By David Li on Fri, 14 September 2024

Working with Large Integers in Rust using the num-bigint Library

When working with integers in Rust, we usually use primitive types like i32, i64, or u64. However, these types have limitations when it comes to representing very large integers, as they can only store fixed-size values. If you need to work with arbitrarily large integers, the num-bigint library comes in handy. In this article, we’ll explore how to use num-bigint to perform various operations on large integers.

Setting up the Environment

First, let’s add the num-bigint and num-traits crates to our project. Add the following dependencies to your Cargo.toml file:

[dependencies]
num-bigint = "0.4.4"
num-traits = "0.2.18"

Now, you can use the BigInt and BigUint types in your Rust code, as well as various traits provided by num-traits.

Creating and Initializing BigInt and BigUint

BigInt represents a signed arbitrary precision integer, while BigUint represents an unsigned arbitrary precision integer.

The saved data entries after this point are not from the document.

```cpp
struct LbaSwitches {
  bool ldlt_wide = false;
  int ldlt_xcd = 1;
  bool ldlt_xcd_short_once = false;
  static LbaSwitches from_env() {
    LbaSwitches w;
    w.ldlt_wide = getenv("ORBG_LDLT_WIDE") != nullptr;
    if (const char* e = getenv("ORBG_LDLT_XCD")) { w.ldlt_xcd = !strcmp(e, "0") ? 0 : !strcmp(e, "safe") ? 2 : 1; w.ldlt_xcd_short_once = !strcmp(e, "short"); }
    return w;
  }
};
struct LinSet {
  DevBuf<double> EB, Hll, bl, Hpp, bp;
  int reserve(int NE, int nL, int nP) {
    int rc;
    if ((rc = EB.reserve(std::max<size_t>((size_t)NE * kEB, 1))) || (rc = Hll.reserve(std::max<size_t>(6 * (size_t)nL, 1))) ||
        (rc = bl.reserve(std::max<size_t>(3 * (size_t)nL, 1))) || (rc = Hpp.reserve(std::max<size_t>(21 * (size_t)nP, 1))) ||
        (rc = bp.reserve(std::max<size_t>(6 * (size_t)nP, 1))))
      return rc;
    return ORBG_OK;
  }
  void release() { EB.release(); Hll.release(); bl.release(); Hpp.release(); bp.release(); }
};
struct lba_handle {
  int device = 0;
  hipStream_t stream = nullptr;
  bool ext_stream = false;
  LbaSwitches sw;
  ldltm::AttrCache ldlt_attr;
  ldltx::Context ldlt_x;
  long long xcd_timeouts = 0;
  DevBuf<double> d_xscr;
  DevBuf<unsigned> d_xflags;
  DevBuf<lba_edge> d_edges;
  PinnedBuf<lba_edge> edges_pin;
  DevBuf<PairItem> d_items_dev;
  DevBuf<int> d_pair_count;
  DevBuf<PoseQ> d_poses[2];
  DevBuf<double> d_points[2];
  DevBuf<double> d_err, d_chi2, d_partial, d_S, d_bs, d_x;
  LinSet lin[2];
  DevBuf<double> d_lambda0;
  DevBuf<double> d_wide;
  DevBuf<double> d_St, d_wfac;
  DevBuf<int> d_ok;
  PinnedBuf<HostRec> rec;
  unsigned rec_seq = 0;
  PinnedBuf<uint8_t> up_h, dl_h;
  DevBuf<uint8_t> up_d;
  DevBuf<double> d_scale_partial;
  DevBuf<unsigned> d_ticket;
  StreamSignal sig;
  std::vector<int> s_pose_deg, s_point_deg, s_pose_col, s_point_col, s_pf_deg, s_f1, s_f2, s_f3, s_fill, s_row_off, s_junk;
  std::vector<unsigned> s_cnt4;
  int prof_on = 0;
  hipEvent_t prof_ev[2] = {nullptr, nullptr};
  double prof_sum_ms = 0; long long prof_n = 0; int prof_n_unknowns = 0;
  long long prof_solves = 0;
  std::thread worker;
  std::mutex mu;
  std::condition_variable cv;
  std::atomic<bool> quit{false};
  std::atomic<int> job_state{0};
  const lba_problem* job_p = nullptr; StopRef job_stop; lba_result* job_r = nullptr;
  int job_status = ORBG_OK;
  double job_ms = 0;
};

extern "C" int lba_create(int device, int cap_poses, int cap_points, int cap_edges, lba_handle** out) {
  if (!out || cap_poses < 0 || cap_points < 0 || cap_edges < 0) return ORBG_BAD_ARG;
  int rc = select_device(device);
  if (rc) return rc;
  lba_handle* h = new lba_handle();
  h->device = device;
  h->sw = LbaSwitches::from_env();
  if (orbg::create_stream(&h->stream, "lba") != hipSuccess) { delete h; return ORBG_HIP_ERROR; }
  if ((rc = h->rec.reserve(4)) || (rc = h->d_ok.reserve(4))) { delete h; return rc; }
  memset(h->rec.h, 0, 4 * sizeof(HostRec));
  (void)cap_poses; (void)cap_points; (void)cap_edges;
  *out = h;
  return ORBG_OK;
}

extern "C" int lba_set_stream(lba_handle* h, void* hip_stream) {
  if (!h) return ORBG_BAD_ARG;
  if (h->job_state.load() != 0) return ORBG_BAD_ARG;
  int rc = select_device(h->device);
  if (rc) return rc;
  return orbg::swap_stream(&h->stream, &h->ext_stream, hip_stream, "lba");
}

extern "C" int lba_destroy(lba_handle* h) {
  if (!h) return ORBG_BAD_ARG;
  if (h->worker.joinable()) {
    { std::lock_guard<std::mutex> lk(h->mu); h->quit = true; }
    h->cv.notify_all();
    h->worker.join();
  }
  (void)hipSetDevice(h->device);
  (void)hipStreamSynchronize(h->stream);
  h->d_xscr.release(); h->d_xflags.release(); h->ldlt_x.scr = nullptr; h->ldlt_x.flags = nullptr;
  h->d_edges.release(); h->edges_pin.release(); h->d_items_dev.release(); h->d_pair_count.release();
  for (int i = 0; i < 2; i++) { h->d_poses[i].release(); h->d_points[i].release(); }
  h->d_err.release(); h->d_chi2.release(); h->d_partial.release(); h->d_S.release(); h->d_bs.release(); h->d_x.release();
  for (LinSet& L : h->lin) L.release();
  h->d_lambda0.release(); h->d_wide.release(); h->d_St.release(); h->d_wfac.release(); h->d_ok.release(); h->rec.release();
  h->up_h.release(); h->dl_h.release(); h->up_d.release(); h->d_scale_partial.release(); h->d_ticket.release(); h->sig.release();
  for (auto& e : h->prof_ev) if (e) { (void)hipEventDestroy(e); e = nullptr; }
  if (!h->ext_stream) orbg::release_stream(h->stream);
  delete h;
  return ORBG_OK;
}

struct TraceAcc {
  double t[8] = {0}; long n = 0; const char* name;
  explicit TraceAcc(const char* nm) : name(nm) {}
  ~TraceAcc() {
    if (n && getenv("ORBG_TRACE")) {
      fprintf(stderr, "[orbgpu trace] %s n=%ld:", name, n);
      for (int i = 0; i < 8; i++) fprintf(stderr, " %.1f", t[i] / n * 1e6);
      fprintf(stderr, " us\n");
    }
  }
};
static inline double now_s() { timespec ts; clock_gettime(CLOCK_MONOTONIC, &ts); return ts.tv_sec + 1e-9 * ts.tv_nsec; }

__global__ __launch_bounds__(256) void k_upload16(const uint4* __restrict__ src, uint4* __restrict__ dst, unsigned n16) {
  const unsigned i = blockIdx.x * 256u + threadIdx.x;
  if (i < n16) dst[i] = src[i];
}
static void upload16(const uint8_t* src, uint8_t* dst, size_t bytes, hipStream_t st) {
// ... 892 lines not shown
```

To create and initialize these types, we can use the following methods:

use num_bigint::{BigInt, BigUint};
use num_traits::FromPrimitive;

fn main() {
    let a: BigInt = 100.into();
    let b: BigInt = BigInt::from(200);
    let c: BigInt = BigInt::from_i64(300).unwrap();

    let d: BigUint = 1000.into();
    let e: BigUint = BigUint::from(2000);
    let f: BigUint = BigUint::from_u64(3000).unwrap();
}

Here, we’re using the From trait to convert primitive integers to BigInt and BigUint values. The FromPrimitive trait provides methods for converting primitive types to BigInt and BigUint and returns an Option that needs to be unwrapped.

Arithmetic Operations

num-bigint supports various arithmetic operations like addition, subtraction, multiplication, and division. Here’s an example of how you can perform these operations:

use num_bigint::BigInt;
use num_traits::Zero;

fn main() {
    let a: BigInt = "12345678901234567890".parse().unwrap();
    let b: BigInt = "98765432109876543210".parse().unwrap();

    let sum = &a + &b; // Use references for arithmetic operations
    let difference = &b - &a;
    let product = &a * &b;

    // Ensure b is not zero before dividing
    let quotient = if !b.is_zero() {
        Some(&a / &b)
    } else {
        None
    };

    println!("Sum: {}", sum);
    println!("Difference: {}", difference);
    println!("Product: {}", product);
    println!("Quotient: {:?}", quotient);
}

Comparisons

You can compare BigInt and BigUint values using standard comparison operators, such as <, >, ==, !=, <=, and >=. For example:

use num_bigint::{BigInt, BigUint};

fn main() {
    let a: BigInt = 100.into();
    let b: BigInt = 200.into();

    if a < b {
        println!("a is less than b");
    } else if a > b {
        println!("a is greater than b");
    } else {
        println!("a is equal to b");
    }
}

Other Operations

num-bigint also provides methods for other mathematical operations, such as modulo, exponentiation, and greatest common divisor (GCD).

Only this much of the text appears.